[[ Working data, beginning ]]

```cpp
template <int R, bool KMAJ>
struct TileGeom {
  static constexpr int LOADS = R * BK / 4 / NT;
  static constexpr int LDS_FLOATS = KMAJ ? BK * (R + 4) : R * KC_LD;
};

template <int R, bool KMAJ, bool VEC>
__device__ __forceinline__ void load_tile(const float* __restrict__ P, int ld, int row0, int nrows, int k0, int k_end,
                                          float4 (&reg)[TileGeom<R, KMAJ>::LOADS], int tid) {
#pragma unroll
  for (int i = 0; i < TileGeom<R, KMAJ>::LOADS; ++i) {
    const int idx = tid + i * NT;
    int outer, outer_lim, inner0, lim_inner;
    if (!KMAJ) {
      outer = row0 + (idx >> 3); outer_lim = nrows; inner0 = k0 + (idx & 7) * 4; lim_inner = k_end;
    } else {
      constexpr int C4 = R / 4;
// ... 81 lines not shown
  }
  const bool first_n_tile = tile_x == first_tile;
  const int k_begin = blockIdx.z * p.k_per_split;
  const int k_end = min(p.K, k_begin + p.k_per_split);
  const int nk = (k_end - k_begin + BK - 1) / BK;

  f32x16 acc[TM][TN];
#pragma unroll
  for (int i = 0; i < TM; ++i)
#pragma unroll
    for (int j = 0; j < TN; ++j)
#pragma unroll
      for (int e = 0; e < 16; ++e) acc[i][j][e] = 0.f;

  float rowsum = 0.f;
  float4 ra[TileGeom<BM, AK>::LOADS], rb[TileGeom<BN, BKM>::LOADS];
  if (nk > 0) {
    load_tile<BM, AK, VEC>(p.A, p.lda, m0, p.M, k_begin, k_end, ra, tid);
    load_tile<BN, BKM, VEC>(p.B, p.ldb, n0, p.N, k_begin, k_end, rb, tid);
    store_tile<BM, AK>(smem, ra, tid, k_begin, k_end);
    store_tile<BN, BKM>(smem + A_FLOATS, rb, tid, k_begin, k_end);
  }
  __syncthreads();

  for (int kt = 0; kt < nk; ++kt) {
    const int cur = kt & 1;
    if (kt + 1 < nk) {
      const int k0 = k_begin + (kt + 1) * BK;
      load_tile<BM, AK, VEC>(p.A, p.lda, m0, p.M, k0, k_end, ra, tid);
      load_tile<BN, BKM, VEC>(p.B, p.ldb, n0, p.N, k0, k_end, rb, tid);
    }
    const float* a_l = smem + cur * STAGE;
    const float* b_l = a_l + A_FLOATS;
    if (AK && p.ep.a_rowsum && first_n_tile && tid < BM) {
#pragma unroll
      for (int kk = 0; kk < BK; ++kk) rowsum += a_l[kk * (BM + 4) + tid];
    }
#pragma unroll
    for (int chunk = 0; chunk < 2; ++chunk) {
      float af[TM][8], bf[TN][8];
#pragma unroll
      for (int i = 0; i < TM; ++i) read_frag<BM, AK>(a_l, wm * (BM / 2) + i * 32, r, h, chunk, af[i]);
#pragma unroll
      for (int j = 0; j < TN; ++j) read_frag<BN, BKM>(b_l, wn * (BN / 2) + j * 32, r, h, chunk, bf[j]);
#pragma unroll
      for (int kk = 0; kk < 8; ++kk)
#pragma unroll
        for (int i = 0; i < TM; ++i)
#pragma unroll
          for (int j = 0; j < TN; ++j)
            acc[i][j] = __builtin_amdgcn_mfma_f32_32x32x2f32(af[i][kk], bf[j][kk], acc[i][j], 0, 0, 0);
    }
    if (kt + 1 < nk) {
      const int k0n = k_begin + (kt + 1) * BK;
      store_tile<BM, AK>(smem + (cur ^ 1) * STAGE, ra, tid, k0n, k_end);
      store_tile<BN, BKM>(smem + (cur ^ 1) * STAGE + A_FLOATS, rb, tid, k0n, k_end);
    }
    __syncthreads();
  }

  if (AK && p.ep.a_rowsum && first_n_tile && tid < BM && m0 + tid < p.M) atomicAdd(p.ep.a_rowsum + m0 + tid, rowsum);

  gemm_epilogue<BM, BN, 2 * (A_FLOATS + B_FLOATS)>(p, acc, smem, m0, n0, tid, blockIdx.z, p.C);
}

template <int R, bool KMAJ>
__device__ __forceinline__ void dma_offsets(int ld, int row0, int nrows, unsigned (&voff)[R / 32], int tid) {
  const int lane = tid & 63, wave = tid >> 6;
#pragma unroll
  for (int i = 0; i < R / 32; ++i) {
    if (!KMAJ) {
      const int row = i * 32 + wave * 8 + (lane >> 3);
      const int c = (lane & 7) ^ ((row >> 1) & 7);
      voff[i] = (unsigned)((min(row0 + row, nrows - 1) - row0) * ld + c * 4) * 4u;
    } else {
      constexpr int C4 = R / 4;
      const int idx = (i * 4 + wave) * 64 + lane;
      const int kr = idx / C4, c4 = idx % C4;
      voff[i] = (unsigned)(kr * ld + (min(row0 + c4 * 4, nrows - 4) - row0)) * 4u;
    }
  }
}

template <int BM, int BN, bool AK, bool BKM, bool PLAIN = false>
__global__ __launch_bounds__(NT) void gemm_f32_dma_kernel(GemmParams p) {
  constexpr int TM = BM / 64, TN = BN / 64, PA = BM / 32, PB = BN / 32;
  constexpr int A_FLOATS = BM * BK, B_FLOATS = BN * BK, STAGE = A_FLOATS + B_FLOATS;
  constexpr int C_FLOATS = BM * (BN + 4);
  constexpr int SMEM_FLOATS = 2 * STAGE > C_FLOATS ? 2 * STAGE : C_FLOATS;
  __shared__ __attribute__((aligned(1024))) float smem[SMEM_FLOATS];

  const int tid = threadIdx.x;
  const int lane = tid & 63, wave = tid >> 6;
  const int wm = wave >> 1, wn = wave & 1;
  const int r = lane & 31, h = lane >> 5;
  int tile_x, tile_y;
  int split;
  {
    const int per_split = gridDim.x * gridDim.y, nwg = per_split * gridDim.z;
    const int orig = (blockIdx.z * gridDim.y + blockIdx.y) * gridDim.x + blockIdx.x;
    const int q = nwg >> 3, rem = nwg & 7, xcd = orig & 7, local = orig >> 3;
    int t = (xcd < rem ? xcd * (q + 1) : rem * (q + 1) + (xcd - rem) * q) + local;
    if (PLAIN) split = 0;
    else { split = t / per_split; t -= split * per_split; }
    tile_y = t / gridDim.x; tile_x = t - tile_y * gridDim.x;
    if (!PLAIN && p.col_group > 0 && (int)gridDim.x > p.col_group) {
      const int G = p.col_group, gy = gridDim.y, full = ((int)gridDim.x / G) * G;
      if (t < full * gy) { const int g = t / (G * gy), rr = t - g * G * gy; tile_y = rr / G; tile_x = g * G + (rr - tile_y * G); }
      else { const int W = gridDim.x - full, rr = t - full * gy; tile_y = rr / W; tile_x = full + (rr - tile_y * W); }
    }
    if (!PLAIN && BM == 64 && BN == 64 && p.ep.tile_list) { tile_x = p.ep.tile_list[2 * t]; tile_y = p.ep.tile_list[2 * t + 1]; }
  }
  const float* Ap = p.A; const float* Bp = p.B; float* Cp = p.C; float* rowsum_dst = PLAIN ? nullptr : p.ep.a_rowsum;
  if (!PLAIN && p.A2) {
    const int prob = split / p.splits_pp;
    split -= prob * p.splits_pp;
    if (prob) { Ap = p.A2; Bp = p.B2; Cp = p.C2; rowsum_dst = p.a_rowsum2; }
  }
  const int m0 = tile_y * BM, n0 = tile_x * BN;
  const int n_col_tiles = (p.N + BN - 1) / BN;
  int rs_first = 0, rs_cnt = n_col_tiles;
  if (!PLAIN && BM == 64 && p.ep.tile_nrange) {
    const int lo = p.ep.tile_nrange[2 * tile_y], hi = p.ep.tile_nrange[2 * tile_y + 1];
    if (n0 >= hi || n0 + BN <= lo) return;
    rs_first = lo / BN;
    rs_cnt = min(n_col_tiles, (hi + BN - 1) / BN) - rs_first;
  }
  int k_begin = PLAIN ? 0 : split * p.k_per_split;
  int k_end = PLAIN ? p.K : min(p.K, k_begin + p.k_per_split);
  if (!PLAIN && BN == 64 && p.ep.tile_krange) {
    k_begin = max(k_begin, p.ep.tile_krange[2 * tile_x]);
    k_end = min(k_end, p.ep.tile_krange[2 * tile_x + 1]);
  }
  const int nk = max(0, (k_end - k_begin) / BK);

  unsigned voa[PA], vob[PB];
  dma_offsets<BM, AK>(p.lda, m0, p.M, voa, tid);
  dma_offsets<BN, BKM>(p.ldb, n0, p.N, vob, tid);
  const float* sa = AK ? Ap + (long long)k_begin * p.lda + m0 : Ap + (long long)m0 * p.lda + k_begin;
  const float* sb = BKM ? Bp + (long long)k_begin * p.ldb + n0 : Bp + (long long)n0 * p.ldb + k_begin;
  const long long step_a = AK ? (long long)BK * p.lda : BK, step_b = BKM ? (long long)BK * p.ldb : BK;
  const unsigned lds_wave = __builtin_amdgcn_readfirstlane((unsigned)(uintptr_t)smem + (unsigned)wave * 1024u);

  f32x16 acc[TM][TN];
#pragma unroll
  for (int i = 0; i < TM; ++i)
#pragma unroll
    for (int j = 0; j < TN; ++j)
#pragma unroll
      for (int e = 0; e < 16; ++e) acc[i][j][e] = 0.f;

  float rowsum = 0.f;
  if (nk > 0) {
#pragma unroll
    for (int i = 0; i < PA; ++i) glds16(voa[i], sa, lds_wave + i * 4096u);
#pragma unroll
    for (int i = 0; i < PB; ++i) glds16(vob[i], sb, lds_wave + A_FLOATS * 4u + i * 4096u);
  }
  for (int kt = 0; kt < nk; ++kt) {
    const int cur = kt & 1;
    asm volatile("s_waitcnt vmcnt(0)" ::: "memory");
    __builtin_amdgcn_s_barrier();
    asm volatile("" ::: "memory");
    sa += step_a; sb += step_b;
    const unsigned lds_next = lds_wave + (unsigned)(cur ^ 1) * (STAGE * 4u);
    if (kt + 1 < nk) {
#pragma unroll
      for (int i = 0; i < PA; ++i) glds16(voa[i], sa, lds_next + i * 4096u);
#pragma unroll
      for (int i = 0; i < PB; ++i) glds16(vob[i], sb, lds_next + A_FLOATS * 4u + i * 4096u);
    }
    const float* a_l = smem + cur * STAGE;
    const float* b_l = a_l + A_FLOATS;
    if (AK && rowsum_dst && tid < BM) {
      for (int kk = tile_x - rs_first; kk < BK; kk += rs_cnt) rowsum += a_l[kk * BM + tid];
    }
#pragma unroll
    for (int chunk = 0; chunk < 2; ++chunk) {
      float af[TM][8], bf[TN][8];
#pragma unroll
      for (int i = 0; i < TM; ++i) read_frag_dma<BM, AK>(a_l, wm * (BM / 2) + i * 32, r, h, chunk, af[i]);
#pragma unroll
      for (int j = 0; j < TN; ++j) read_frag_dma<BN, BKM>(b_l, wn * (BN / 2) + j * 32, r, h, chunk, bf[j]);
#pragma unroll
      for (int kk = 0; kk < 8; ++kk)
#pragma unroll
        for (int i = 0; i < TM; ++i)
#pragma unroll
          for (int j = 0; j < TN; ++j)
            acc[i][j] = __builtin_amdgcn_mfma_f32_32x32x2f32(af[i][kk], bf[j][kk], acc[i][j], 0, 0, 0);
    }
    asm volatile("s_waitcnt lgkmcnt(0)" ::: "memory");
  }
  __syncthreads();

  if (AK && rowsum_dst && tile_x - rs_first < BK && tid < BM && m0 + tid < p.M) atomicAdd(rowsum_dst + m0 + tid, rowsum);
  if (PLAIN) {
    constexpr int CLD = BN + 4;
#pragma unroll
    for (int i = 0; i < TM; ++i)
#pragma unroll
      for (int j = 0; j < TN; ++j)
#pragma unroll
        for (int e = 0; e < 16; ++e)
          smem[(wm * (BM / 2) + i * 32 + (e & 3) + 8 * (e >> 2) + 4 * h) * CLD + wn * (BN / 2) + j * 32 + r] = acc[i][j][e];
    __syncthreads();
    gemm_epilogue_rows<BM, BN, NT>(p, smem, m0, n0, tid, Cp);
    return;
  }
  gemm_epilogue<BM, BN, SMEM_FLOATS>(p, acc, smem, m0, n0, tid, split, Cp);
}

template <bool AK, bool BKM>
__global__ __launch_bounds__(NT) void gemm_f32_wsk_kernel(GemmParams p) {
  __shared__ __attribute__((aligned(1024))) float smem[WSK_SMEM_FLOATS];
  gemm_f32_wsk_body<AK, BKM>(p, (blockIdx.z * gridDim.y + blockIdx.y) * gridDim.x + blockIdx.x, gridDim.x, gridDim.y, gridDim.z, smem);
}
struct WskGrid { int x, y, z; };
__global__ __launch_bounds__(NT) void gemm_f32_wsk_dual_kernel(GemmParams p1, WskGrid g1, GemmParams p2, WskGrid g2) {
  __shared__ __attribute__((aligned(1024))) float smem[WSK_SMEM_FLOATS];
  const int n1 = g1.x * g1.y * g1.z, orig = blockIdx.x;
  if (orig < n1) gemm_f32_wsk_body<true, true>(p1, orig, g1.x, g1.y, g1.z, smem);
  else gemm_f32_wsk_body<false, true>(p2, orig - n1, g2.x, g2.y, g2.z, smem);
}

template <int BM, int BN>
int launch_dma(const GemmParams& p, int a_kmajor, int b_kmajor, int splits, hipStream_t st) {
  dim3 grid(mansy_ceil_div(p.N, BN), mansy_ceil_div(p.M, BM), splits);
  if (BM == 64 && BN == 64 && p.ep.tile_list) grid = dim3(p.ep.tile_list_n, 1, splits);
  dim3 block(NT);
  const bool plain_form = ((BM == 64 && BN == 64) || (BM == 128 && BN == 64)) && !mansy_var_no_plain(p.ep.variant) && !a_kmajor && splits == 1 && !p.A2 && !p.ep.tile_list && !p.ep.tile_nrange && !p.ep.tile_krange &&
                          !p.ep.a_rowsum && !p.ep.accumulate && p.ep.split_slab == 0 && p.c_vec_ok && !(p.col_group > 0 && (int)grid.x > p.col_group);
  if (plain_form) {
    constexpr int PBM = (BM == 128 && BN == 64) ? 128 : 64;
    if (b_kmajor) MANSY_GEMM_LAUNCH((gemm_f32_dma_kernel<PBM, 64, false, true, true>), grid, block, st, p);
    else MANSY_GEMM_LAUNCH((gemm_f32_dma_kernel<PBM, 64, false, false, true>), grid, block, st, p);
    MANSY_LAUNCH_CHECK();
    return MANSY_OK;
  }
  if (!a_kmajor && !b_kmajor) MANSY_GEMM_LAUNCH((gemm_f32_dma_kernel<BM, BN, false, false>), grid, block, st, p);
  else if (!a_kmajor && b_kmajor) MANSY_GEMM_LAUNCH((gemm_f32_dma_kernel<BM, BN, false, true>), grid, block, st, p);
  else if (a_kmajor && b_kmajor) MANSY_GEMM_LAUNCH((gemm_f32_dma_kernel<BM, BN, true, true>), grid, block, st, p);
  else MANSY_GEMM_LAUNCH((gemm_f32_dma_kernel<BM, BN, true, false>), grid, block, st, p);
  MANSY_LAUNCH_CHECK();
  return MANSY_OK;
}

template <int BM, int BN, bool VEC>
int launch_cfg(const GemmParams& p, int a_kmajor, int b_kmajor, int splits, hipStream_t st) {
  dim3 grid(mansy_ceil_div(p.N, BN), mansy_ceil_div(p.M, BM), splits);
  if (BM == 64 && BN == 64 && p.ep.tile_list) grid = dim3(p.ep.tile_list_n, 1, splits);
  dim3 block(NT);
  if (!a_kmajor && !b_kmajor) MANSY_GEMM_LAUNCH((gemm_f32_kernel<BM, BN, false, false, VEC>), grid, block, st, p);
  else if (!a_kmajor && b_kmajor) MANSY_GEMM_LAUNCH((gemm_f32_kernel<BM, BN, false, true, VEC>), grid, block, st, p);
  else if (a_kmajor && b_kmajor) MANSY_GEMM_LAUNCH((gemm_f32_kernel<BM, BN, true, true, VEC>), grid, block, st, p);
  else MANSY_GEMM_LAUNCH((gemm_f32_kernel<BM, BN, true, false, VEC>), grid, block, st, p);
  MANSY_LAUNCH_CHECK();
  return MANSY_OK;
}

struct ProfState {
  bool on = false;
  std::vector<hipEvent_t> ev;
  size_t used = 0;
  double flops = 0.0;
};
ProfState g_prof;
}
namespace mansy_gemm { hipEvent_t g_ev_start = nullptr, g_ev_stop = nullptr; }

extern "C" int mansy_prof_gemm_enable(int on) {
  g_prof.on = on != 0;
  g_prof.used = 0;
  g_prof.flops = 0.0;
  return MANSY_OK;
}
extern "C" int mansy_prof_gemm_collect(double* total_ms, long long* launches, double* flops) {
  MANSY_HIP_CHECK(hipDeviceSynchronize());
  double ms = 0.0;
  for (size_t i = 0; i + 1 < g_prof.used; i += 2) {
    float t = 0.f;
    MANSY_HIP_CHECK(hipEventElapsedTime(&t, g_prof.ev[i], g_prof.ev[i + 1]));
    ms += t;
  }
  if (total_ms) *total_ms = ms;
  if (launches) *launches = (long long)(g_prof.used / 2);
  if (flops) *flops = g_prof.flops;
  g_prof.used = 0;
  g_prof.flops = 0.0;
  return MANSY_OK;
}

constexpr int WSK_MAX_TILES = 200;
int mansy_gemm_wsk_tn_enabled() { return !mansy_var_no_wsk_tn(0); }

struct WskPending { GemmParams p; int variant; dim3 grid; };
static thread_local bool g_pair_open = false;
static thread_local std::vector<WskPending> g_pair;
static int wsk_launch_one(const WskPending& w, hipStream_t st) {
  if (w.variant == 0) MANSY_GEMM_LAUNCH((gemm_f32_wsk_kernel<false, false>), w.grid, dim3(NT), st, w.p);
  else if (w.variant == 1) MANSY_GEMM_LAUNCH((gemm_f32_wsk_kernel<false, true>), w.grid, dim3(NT), st, w.p);
  else MANSY_GEMM_LAUNCH((gemm_f32_wsk_kernel<true, true>), w.grid, dim3(NT), st, w.p);
  MANSY_LAUNCH_CHECK();
  return MANSY_OK;
}
static int wsk_launch(const GemmParams& p, int variant, dim3 grid, hipStream_t st) {
  WskPending w{p, variant, grid};
  if (g_pair_open) { g_pair.push_back(w); return MANSY_OK; }
  return wsk_launch_one(w, st);
}
int mansy_gemm_capture_begin() {
  if (g_pair_open || g_prof.on) return 0;
  g_pair_open = true; g_pair.clear();
  return 1;
}
int mansy_gemm_capture_end(mansy_gemm::GemmParams* out, int* variant, int* gx, int* gy, int* gz, int max_n) {
  g_pair_open = false;
  std::vector<WskPending> w;
  w.swap(g_pair);
  int n = 0;
  for (const WskPending& x : w) {
    if (n >= max_n) break;
    out[n] = x.p; variant[n] = x.variant; gx[n] = (int)x.grid.x; gy[n] = (int)x.grid.y; gz[n] = (int)x.grid.z; ++n;
  }
  return (int)w.size() <= max_n ? n : -1;
}
// ... 222 lines not shown
```

### mansy_immersivevideostreaming_amd/csrc/mansy_kernels.h

```cpp
#pragma once
#include "mansy_common.h"
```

[[ Working data, end ]]

Problem details: Locate the word "constexpr" in the data above. Copy every line carrying it.

Answer below:
  static constexpr int LOADS = R * BK / 4 / NT;
  static constexpr int LDS_FLOATS = KMAJ ? BK * (R + 4) : R * KC_LD;
      constexpr int C4 = R / 4;
      constexpr int C4 = R / 4;
  constexpr int TM = BM / 64, TN = BN / 64, PA = BM / 32, PB = BN / 32;
  constexpr int A_FLOATS = BM * BK, B_FLOATS = BN * BK, STAGE = A_FLOATS + B_FLOATS;
  constexpr int C_FLOATS = BM * (BN + 4);
  constexpr int SMEM_FLOATS = 2 * STAGE > C_FLOATS ? 2 * STAGE : C_FLOATS;
    constexpr int CLD = BN + 4;
    constexpr int PBM = (BM == 128 && BN == 64) ? 128 : 64;
constexpr int WSK_MAX_TILES = 200;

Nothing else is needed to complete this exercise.